### How to complete this task
Could you find each line of the data below that contains the word "return" and copy those lines?

### Material for this exercise
__device__ __forceinline__ double ocpLimit(const OcpProblem* __restrict__ P, int comp, int r) {
  switch (comp) {
    case 0: return P->q_min[r];
    case 1: return P->q_max[r];
    case 2: return -P->v_max[r];
    case 3: return P->v_max[r];
    case 4: return -P->u_max[r];
// ... 673 lines not shown
        X = &sm[S::MJD + SVF * 16 * ib]; xr = NX - 16 * ib; Y = &sm[S::QAFU + SVF * 16 * jb]; yc = NV - 16 * jb; r0 = 16 * ib; c0 = 16 * jb;
      } else {
        const int ib = j - 12;
        X = &sm[S::MJ + SVF * 16 * ib]; xr = NV - 16 * ib; Y = &sm[S::QAFU + SVF * 6]; yc = NU; r0 = 16 * ib; c0 = 0;
      }
    };
    auto finish = [&](int j, const mfma_d4& acc, int r0, int c0) {
      const int r = r0 + (lane & 15), g4 = lane >> 4;
      if (j < 6) {
        double b6[4];
        const double dg = sm[S::HQD + (r < NX ? r : NX - 1)];
        static_assert(S::HVD == S::HQD + NV, "one diagonal vector");
#pragma unroll
        for (int q = 0; q < 4; ++q) { const int c = c0 + g4 + 4 * q; b6[q] = sm[S::QB6 + (r < 6 ? r : 5) + 6 * (c < 6 ? c : 5)]; }
#pragma unroll
        for (int q = 0; q < 4; ++q) {
          const int c = c0 + g4 + 4 * q;
          const double base = (r < 6 && c < 6) ? b6[q] : (r == c ? dg : 0.0);
          if (r <= c && c < NX) kk[L::K_QXX + L::xsym(r, c)] = base - acc[q];
        }
      } else if (j < 12) {
#pragma unroll
        for (int q = 0; q < 4; ++q) {
          const int c = c0 + g4 + 4 * q;
          double* dst = c < 6 ? ee + (L::E_QXUP + r + NX * c) : kk + (L::K_QXU + r + NX * (c - 6));
          if (r < NX && c < NV) *dst = -acc[q];
        }
      } else {
        double hd[4];
#pragma unroll
        for (int q = 0; q < 4; ++q) { const int c = c0 + g4 + 4 * q; hd[q] = sm[S::HUD + (c < NU ? c : NU - 1)]; }
#pragma unroll
        for (int q = 0; q < 4; ++q) {
          const int c = c0 + g4 + 4 * q;
          double* dst = r < 6 ? ee + (L::E_QUUP + r + 6 * c) : kk + (L::K_QUU + (r - 6) + NU * c);
          const double v = acc[q] + ((r >= 6 && r - 6 == c) ? hd[q] : 0.0);
          if (r < NV && c < NU) *dst = v;
        }
      }
    };
    auto pair = [&](auto jc) {
      constexpr int j = decltype(jc)::value;
      const double *X0, *Y0, *X1, *Y1;
      int xr0, yc0, r00, c00, xr1, yc1, r01, c01;
      operands(j, X0, xr0, Y0, yc0, r00, c00);
      operands(j + 1, X1, xr1, Y1, yc1, r01, c01);
      mfma_d4 a0, a1;
      K5_TILE_PAIR<RVF>(X0, xr0, Y0, yc0, X1, xr1, Y1, yc1, SVF, SVF, dimvf, lane, a0, a1);
      finish(j, a0, r00, c00);
      finish(j + 1, a1, r01, c01);
    };
    static_assert(nt == 256 && NJOB == 14, "four wavefronts: jobs 2 w, 2 w + 1 and 2 w + 8, 2 w + 9");
    switch (__builtin_amdgcn_readfirstlane(wave)) {
      case 0: pair(std::integral_constant<int, 0>{}); pair(std::integral_constant<int, 8>{}); break;
      case 1: pair(std::integral_constant<int, 2>{}); pair(std::integral_constant<int, 10>{}); break;
      case 2: pair(std::integral_constant<int, 4>{}); pair(std::integral_constant<int, 12>{}); break;
      default: pair(std::integral_constant<int, 6>{}); break;
    }
  }
  STAMP(14);
  {
    const int part = tid & 3, g = tid >> 2;
    const int q4 = (dimvf + 3) >> 2, k0 = part * q4, k1 = (k0 + q4 < dimvf) ? k0 + q4 : dimvf;
    double acc = 0.0;
    if (g < NX) { const double* col = &sm[S::MJD + SVF * g]; for (int k = k0; k < k1; ++k) acc += col[k] * sm[S::LAF + k]; }
    else if (g < NX + NV) { const double* row = &sm[S::MJ + (g - NX)]; for (int k = k0; k < k1; ++k) acc += row[SVF * k] * sm[S::LAF + k]; }
    acc += __shfl_xor(acc, 1);
    acc += __shfl_xor(acc, 2);
    if (part == 0) {
      if (g < NV) sm[S::LQ + g] -= acc;
      else if (g < NX) sm[S::LV + g - NV] -= acc;
      else if (g < NX + NV) {
        const int r = g - NX;
        if (r < 6) sm[S::LUP + r] += hu * acc; else sm[S::LU + r - 6] += hu * acc;
        sm[S::FV + r] -= dt * mjidc[r];
      }
    }
  }
  static_assert(4 * (NX + NV) <= nt, "a quad per row of the vector updates");
  blockLdsBarrier();

  STAMP(9);
  typedef double wd2 __attribute__((ext_vector_type(2)));
  static_assert(NV % 2 == 0 && SVF % 2 == 0 && S::MJD % 2 == 0 && L::K_FVQ % 2 == 0 && L::K_FVV % 2 == 0 && L::KKT % 2 == 0, "16-byte stores of Fvq / Fvv");
  for (int e = tid; e < NV * NV / 2; e += nt) {
    const int c = e / (NV / 2), r = 2 * (e - c * (NV / 2));
    const wd2 mq = *reinterpret_cast<const wd2*>(&sm[S::MJD + r + SVF * c]), mvv = *reinterpret_cast<const wd2*>(&sm[S::MJD + r + SVF * (NV + c)]);
    const double one = BWD ? -1.0 : 1.0;
    wd2 fq, fv;
    fq.x = -dt * mq.x; fq.y = -dt * mq.y;
    fv.x = -dt * mvv.x + (r == c ? one : 0.0); fv.y = -dt * mvv.y + (r + 1 == c ? one : 0.0);
    *reinterpret_cast<wd2*>(&kk[L::K_FVQ + r + NV * c]) = fq;
    *reinterpret_cast<wd2*>(&kk[L::K_FVV + r + NV * c]) = fv;
  }
  for (int e = tid; e < NV * NU; e += nt) { const int c = e / NV, r = e - c * NV; kk[L::K_FVU + e] = hu * dt * sm[S::MJ + r + SVF * (6 + c)]; }
  if (tid < NV) {
    kk[L::K_LX + tid] = sm[S::LQ + tid]; kk[L::K_LX + NV + tid] = sm[S::LV + tid];
    kk[L::K_FX + tid] = sm[S::FQ + tid]; kk[L::K_FX + NV + tid] = sm[S::FV + tid];
  }
  if (tid < NU) kk[L::K_LU + tid] = sm[S::LU + tid];
  for (int t = tid; t < RVF * (RVF + 1) / 2; t += nt) {
    const int pr = t / (RVF + 1), idx = t - pr * (RVF + 1);
    const bool lo = idx <= pr;
    const int r = lo ? pr : RVF - 1 - pr, c = lo ? idx : idx - pr - 1;
    ee[L::E_MJ + r * (r + 1) / 2 + c] = sm[S::MJ + r + SVF * c];
  }
  static_assert(RVF % 2 == 0 && NVF % 2 == 0 && L::E_MJD % 2 == 0 && L::EXP % 2 == 0, "16-byte stores of MJtJinv_dIDCdqv");
  for (int e = tid; e < (RVF / 2) * NX; e += nt) {
    const int c = e / (RVF / 2), r = 2 * (e - c * (RVF / 2));
    *reinterpret_cast<wd2*>(&ee[L::E_MJD + r + NVF * c]) = *reinterpret_cast<const wd2*>(&sm[S::MJD + r + SVF * c]);
  }
  if (tid < NV) ee[L::E_QAA + tid] = sm[S::QAA + tid];
  for (int e = tid; e < SF * SF; e += nt) { const int c = e / SF, r = e - c * SF; ee[L::E_QFF + r + NF * c] = sm[S::QFF + e]; }
  if (tid < RVF) { ee[L::E_MJIDC + tid] = mjidc[tid]; ee[L::E_LAF + tid] = sm[S::LAF + tid]; }
  if (tid < 6) ee[L::E_LUP + tid] = sm[S::LUP + tid];
  if (sw_dimi > 0) {
    const int dimi = sw_dimi;
    double* __restrict__ W = B.swc + rec * L::SWC;
    for (int e = tid; e < dimi * NX; e += nt) {
      const int c = e / dimi, j = e - c * dimi;
      double acc = 0.0;
      for (int m2 = 0; m2 < NV; ++m2) acc += W[L::W_PHIA + j + NF * m2] * sm[S::MJD + m2 + SVF * c];
      W[L::W_PHIX + j + NF * c] -= acc;
    }
    for (int e = tid; e < dimi * NU; e += nt) {
      const int c = e / dimi, j = e - c * dimi;
      double acc = 0.0;
      for (int m2 = 0; m2 < NV; ++m2) acc += W[L::W_PHIA + j + NF * m2] * sm[S::MJ + m2 + SVF * (6 + c)];
      W[L::W_PHIU + j + NF * c] = acc;
    }
    if (tid < dimi) {
      double acc = 0.0;
      for (int m2 = 0; m2 < NV; ++m2) acc += W[L::W_PHIA + tid + NF * m2] * mjidc[m2];
      W[L::W_P + tid] -= acc;
    }
  }
  STAMP(10);
  if (tid == 0 && !s_ok && B.status[b] == 0) B.status[b] = 1 + pos;
  };
  stage((long)blockIdx.x);
#undef STAMP
#undef STAMPW
}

### Expected answer
    case 0: return P->q_min[r];
    case 1: return P->q_max[r];
    case 2: return -P->v_max[r];
    case 3: return P->v_max[r];
    case 4: return -P->u_max[r];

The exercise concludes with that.